IR finite correlation functions in de Sitter space, a smooth massless limit, and an autonomous equation

We explore two-point and four-point correlation functions of a massive scalar field on the flat de Sitter background in the long-wavelength approximation. By employing the Yang-Feldman-type equation, we compute the two-point correlation function up to $\lambda^3$ order and the four-point correlation function up to $\lambda^2$ order. In contrast to the standard theory of a massive scalar field based on the de Sitter-invariant vacuum, we develop a vacuum-independent reasoning that may not possess de Sitter invariance but results in a smooth massless limit of the correlation function's infrared part. Our elaboration allows us to calculate correlation functions of a free massive scalar field and to proceed with quantum corrections, relying only on the known infrared part of the two-point correlation function of a free massless one. Remarkably, the two-point correlation function of a free massive scalar field coincides with that of the Ornstein-Uhlenbeck stochastic process and has a clear physical interpretation. We compare our results with those obtained using the Schwinger-Keldysh diagrammatic technique, Starobinsky's stochastic approach, and the Hartree-Fock approximation. At last, we construct a renormalization group-inspired autonomous equation for the two-point correlation function.
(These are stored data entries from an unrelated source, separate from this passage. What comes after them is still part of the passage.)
template <int K, int QB, int WAVES, bool LIGHT, int BG, int RG, bool MASKED = false>
__global__ __launch_bounds__(WAVES * 64) void screen_append_kernel(ScreenAppendParams p) {
  static_assert(K == 10, "screen_lds_bytes counts ten pool slots per query");
  extern __shared__ float4 qs_raw[];
  sbf16x8* const qs = reinterpret_cast<sbf16x8*>(qs_raw);
  const int tid = threadIdx.x;
  const int lane = tid & 63;
  const int wave = __builtin_amdgcn_readfirstlane(tid >> 6);
  const int n = lane & 15, g = lane >> 4;
// ... 14 lines not shown
  float* const bandl = reinterpret_cast<float*>(wthr + QB * 32);
  short* const cnts = reinterpret_cast<short*>(bandl + QB * 32);
  for (int i = tid; i < QB * 32 * (K + 1); i += WAVES * 64) pool[i] = (int)0x80000000;
  for (int i = tid; i < QB * 32; i += WAVES * 64) bandl[i] = p.eps2[min(q0 + i, p.nq - 1)];
  for (int i = tid; i < QB * 32 * WAVES * 2; i += WAVES * 64) reinterpret_cast<int*>(cnts)[i] = 0;
  __syncthreads();
  const sbf16x8* qlane = qs + lane;

  unsigned gthr[QB];
#pragma unroll
  for (int pr = 0; pr < QB; ++pr)
    gthr[pr] = (q0 + 32 * pr + n < p.nq ? 0xFC00u : 0x7C00u) | (q0 + 32 * pr + 16 + n < p.nq ? 0xFC000000u : 0x7C000000u);
  const int list0 = (slice * WAVES + wave) * 4;

  const bool ragged = (p.n_rows & 31) != 0;

  const int t_begin = slice * p.tiles_per_slice;
  const int t_end = min(t_begin + p.tiles_per_slice, p.n_tiles);
  if (p.pre_tps > 0) {
    const int s_begin = slice * p.pre_tps;
    const int s_end = min(s_begin + p.pre_tps, p.pre_tiles);
    screen_tiles<K, QB, WAVES, true, LIGHT, BG, RG, MASKED>(p, s_begin, s_end, slice, nullptr, wave, n, g, q0, qlane,
                                             pool, list0, ragged, gthr);
#pragma unroll
    for (int nb = 0; nb < 2 * QB; ++nb)
      if (g == 0 && q0 + nb * 16 + n < p.nq) atomicMax(p.tau + q0 + nb * 16 + n, wthr[nb * 16 + n]);
    __syncthreads();
    if ((SCREEN_STEAL && p.claim) || (s_begin < t_end && t_begin < s_end)) {
      for (int i = tid; i < QB * 32 * K; i += WAVES * 64) pool[i] = (int)0x80000000;
      __syncthreads();
    }
  }
#ifdef SSKD_SCREEN_STAMPS
  if (lane == 0) stamp[1] = __builtin_amdgcn_s_memrealtime();
#endif
  screen_tiles<K, QB, WAVES, false, LIGHT, BG, RG, MASKED>(p, t_begin, t_end, slice, p.cursors + (int64_t)qblk * p.n_slices,
                                            wave, n, g, q0, qlane, pool, list0, ragged, gthr);
#ifdef SSKD_SCREEN_STAMPS
  if (lane == 0) stamp[2] = __builtin_amdgcn_s_memrealtime();
#endif

  const int lt = screen_lane_now(), nt = lt & 15, gt = lt >> 4;
#pragma unroll
  for (int nb = 0; nb < 2 * QB; ++nb) {
    const int q = q0 + nb * 16 + nt;
    if (q < p.nq) p.cand_cnt[(int64_t)q * p.lists_per_query + list0 + gt] = cnts[((nb * 16 + nt) * WAVES + wave) * 4 + gt];
  }
}

struct ScreenFinalAppendParams {
  const uint2* cand;
  const int* cand_cnt;
  const float* eps2;
  const float* rows;
// ... 294 lines not shown
  float* eps2;
  int* fb_count;
  int* cursors;
  int* fb_qid;
  float* fb_queries;
  float* fb_scores;
  int64_t* fb_ids;
  void* exact_ws;
  size_t exact_bytes;
  void* exact_ws2;
  size_t exact_bytes2;
#ifdef SSKD_SCREEN_STAMPS
  unsigned long long* stamps;
#endif
  size_t bytes;
};

ScreenWs screen_carve(void* base, const ScreenPlan& pl, int64_t n_rows, int nq, int k) {
  sskd::Carver c(base);
  ScreenWs w{};
  w.part_scores = c.take<float>(pl.part_elems);
  w.part_ids = c.take<int>(pl.part_elems);
  w.cand_cnt = c.take<int>((size_t)nq * pl.lists_per_query);
  w.tau = c.take<int>((size_t)nq * 11);
  w.eps2 = c.take<float>(nq);
  w.fb_count = c.take<int>(64);
  w.cursors = c.take<int>((size_t)pl.n_qblocks * pl.n_slices);
  w.fb_qid = c.take<int>(nq);
  w.fb_queries = c.take<float>((size_t)nq * DIM);
  w.fb_scores = c.take<float>((size_t)nq * k);
  w.fb_ids = c.take<int64_t>((size_t)nq * k);
  const int tier1 = nq < SCREEN_FALLBACK_TIER1 ? nq : SCREEN_FALLBACK_TIER1;
  w.exact_bytes = sskd::exact_workspace_bytes(n_rows, tier1, k);
  w.exact_ws = c.take<char>(w.exact_bytes);
  w.exact_bytes2 = nq > tier1 ? sskd::exact_workspace_bytes(n_rows, nq - tier1, k) : 0;
  w.exact_ws2 = w.exact_bytes2 ? c.take<char>(w.exact_bytes2) : nullptr;
#ifdef SSKD_SCREEN_STAMPS
  w.stamps = c.take<unsigned long long>((size_t)pl.n_qblocks * pl.n_slices * SCREEN_WAVES * 3);
#endif
  w.bytes = c.bytes();
  return w;
}
}

static inline size_t sidecar_norm_offset(int64_t n_rows) { return (size_t)sskd::ceil_div(n_rows, TILE_ROWS) * BTILE_VEC * 16; }
static inline size_t sidecar_rows_offset(int64_t n_rows) { return sidecar_norm_offset(n_rows) + SIDECAR_NORM_BYTES; }

// ... 8 lines not shown
  return sidecar_rows_offset(n_rows);
}

int sskd_index_make_bf16(const float* d_tiled, int64_t n_rows, void* d_bf16, void* stream) {
  SSKD_REQUIRE(n_rows >= 0, "index_make_bf16: n_rows < 0");
  if (n_rows == 0) return SSKD_OK;
  SSKD_REQUIRE(d_tiled && d_bf16, "index_make_bf16: null pointer");
  hipStream_t st = sskd::as_stream(stream);
  const int64_t tiles = sskd::ceil_div(n_rows, TILE_ROWS);
  int* max_norm2 = reinterpret_cast<int*>(static_cast<char*>(d_bf16) + sidecar_norm_offset(n_rows));
  if (hipMemsetAsync(max_norm2, 0, SIDECAR_NORM_BYTES, st) != hipSuccess) return sskd::fail(SSKD_ERR_HIP, "index_make_bf16: memset failed");
  hipLaunchKernelGGL(tile_colsum_kernel, dim3((unsigned)(tiles < 1024 ? tiles : 1024)), dim3(256), 0, st,
                     reinterpret_cast<const float4*>(d_tiled), tiles, reinterpret_cast<float*>(max_norm2) + SIDECAR_COLSUM_OFF);
  int rc = sskd::check_launch("tile_colsum_kernel");
  if (rc != SSKD_OK) return rc;
  hipLaunchKernelGGL(make_bf16_tiles_kernel, dim3((unsigned)tiles), dim3(256), 0, st,
                     reinterpret_cast<const float4*>(d_tiled), tiles, n_rows, static_cast<sbf16x8*>(d_bf16), max_norm2);
  return sskd::check_launch("make_bf16_tiles_kernel");
}
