+        slab_layout(a.in_slab, nslab, stride);
+#ifdef TAIL_PROBE_FINE
+        bool first_group = true;
+#endif
+        const char* slab_base = reinterpret_cast<const char*>(a.in_slab.base + row0 * K0);
+        auto add_slabs = [&](auto ns, int z0) {
+            constexpr int NS = decltype(ns)::value;
+            f32x4 t[STAGE_U][NS];
+#pragma unroll
+            for (int u = 0; u < STAGE_U; ++u) {
+#pragma unroll
+                for (int k = 0; k < NS; ++k) t[u][k] = f32x4{0.f, 0.f, 0.f, 0.f};
+                if (sr[u] < rows_staged && sr[u] < Rmax) {
+                    const unsigned vo = (unsigned)(sr[u] * K0 + sc[u]) * 4u;
+#pragma unroll
+                    for (int k = 0; k < NS; ++k)
+                        t[u][k] = *reinterpret_cast<const f32x4*>(slab_base + (size_t)min(z0 + k, nslab - 1) * stride * sizeof(float) + vo);
+                }
+            }
+#ifdef TAIL_PROBE_FINE
+            if (first_group) {
+                TAIL_PROBE_START(1, false);
+                asm volatile("" : "+v"(Bv), "+v"(bwv));
+                TAIL_PROBE_START(2, false);
+                first_group = false;
+            }
+#endif
+#pragma unroll
+            for (int u = 0; u < STAGE_U; ++u)
+#pragma unroll
+                for (int k = 0; k < NS; ++k) asm volatile("" : "+v"(t[u][k]));
+#pragma unroll
+            for (int u = 0; u < STAGE_U; ++u)
+#pragma unroll
+                for (int k = 0; k < NS; ++k)
+                    if (z0 + k < nslab) v[u] += t[u][k];
+        };
+        if (nslab <= 2) add_slabs(std::integral_constant<int, 2>{}, 0);
+        else
+            for (int z0 = 0; z0 < nslab; z0 += 4) add_slabs(std::integral_constant<int, 4>{}, z0);
+#pragma unroll
+        for (int u = 0; u < STAGE_U; ++u) {
+            v[u] += bias[u];
+#pragma unroll
+            for (int q = 0; q < 4; ++q) v[u][q] = v[u][q] > 0.f ? v[u][q] : v[u][q] * LEAKY_SLOPE;
+        }
+    } else {
+        const char* in_base = reinterpret_cast<const char*>(a.a_in + row0 * K0);
+#pragma unroll
+        for (int u = 0; u < STAGE_U; ++u) {
+            v[u] = f32x4{0.f, 0.f, 0.f, 0.f};
+            if (sr[u] < rows_staged && sr[u] < Rmax) v[u] = *reinterpret_cast<const f32x4*>(in_base + (unsigned)(sr[u] * K0 + sc[u]) * 4u);
+        }
+#ifdef TAIL_PROBE_FINE
+        TAIL_PROBE_START(1, false);
+        asm volatile("" : "+v"(Bv), "+v"(bwv));
+        TAIL_PROBE_START(2, false);
+#endif
+    }
+    asm volatile("" : "+v"(Bv), "+v"(bwv));
+#pragma unroll
+    for (int u = 0; u < STAGE_U; ++u) asm volatile("" : "+v"(v[u]));
+    TAIL_PROBE_START(3, false);
+    const int B = a.e.n_dev ? __builtin_amdgcn_readfirstlane(Bv) : a.B;
     if (w0 >= B) return;
     const int nwin = min(a.G, B - w0);
     const int R = nwin * T;
-    const size_t row0 = (size_t)w0 * T;
-
     {
-        const int K0 = a.fwd[0].K, q4 = K0 / 4, n4 = (TIGHT ? a.rows : TAIL_ROWS) * q4;
         float* dst = lds + a.off_act[0];
-        if (a.in_slab.base) {
-            int nslab;
-            size_t stride;
-            slab_layout(a.in_slab, nslab, stride);
-            for (int u = 0; u < STAGE_U; ++u) {
-                const int i = tid + u * THREADS, r = i / q4, c = (i - r * q4) * 4;
-                if (i >= n4) break;
-                f32x4 v = {0.f, 0.f, 0.f, 0.f};
-                if (r < R) {
-                    const float* p = a.in_slab.base + (row0 + r) * K0 + c;
-                    for (int z0 = 0; z0 < nslab; z0 += 8) {
-                        f32x4 t[8];
-#pragma unroll
-                        for (int k = 0; k < 8; ++k) t[k] = *reinterpret_cast<const f32x4*>(p + (size_t)min(z0 + k, nslab - 1) * stride);
-#pragma unroll
-                        for (int k = 0; k < 8; ++k)
-                            if (z0 + k < nslab) v += t[k];
-                    }
-                    v += *reinterpret_cast<const f32x4*>(a.in_bias + (r % T) * a.in_bias_ld + c);
-#pragma unroll
-                    for (int q = 0; q < 4; ++q) v[q] = v[q] > 0.f ? v[q] : v[q] * LEAKY_SLOPE;
-                }
-                *reinterpret_cast<f32x4*>(dst + r * a.ld_act[0] + c) = v;
-            }
-        } else {
-            f32x4 v[STAGE_U];
-#pragma unroll
-            for (int u = 0; u < STAGE_U; ++u) {
-                const int i = tid + u * THREADS, r = i / q4, c = (i - r * q4) * 4;
-                v[u] = f32x4{0.f, 0.f, 0.f, 0.f};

Integrating its approximate version, one obtains the non-analytic expression with respect to a self-interaction coupling constant $\lambda$. That solution reproduces the correct perturbative series up to the two-loop level. In the late-time limit, it almost coincides with the result of Starobinsky's stochastic approach over the whole interval of a new dimensionless parameter $0 \leq \tfrac{\pi^2 m^4}{3\lambda H^4} < \infty$.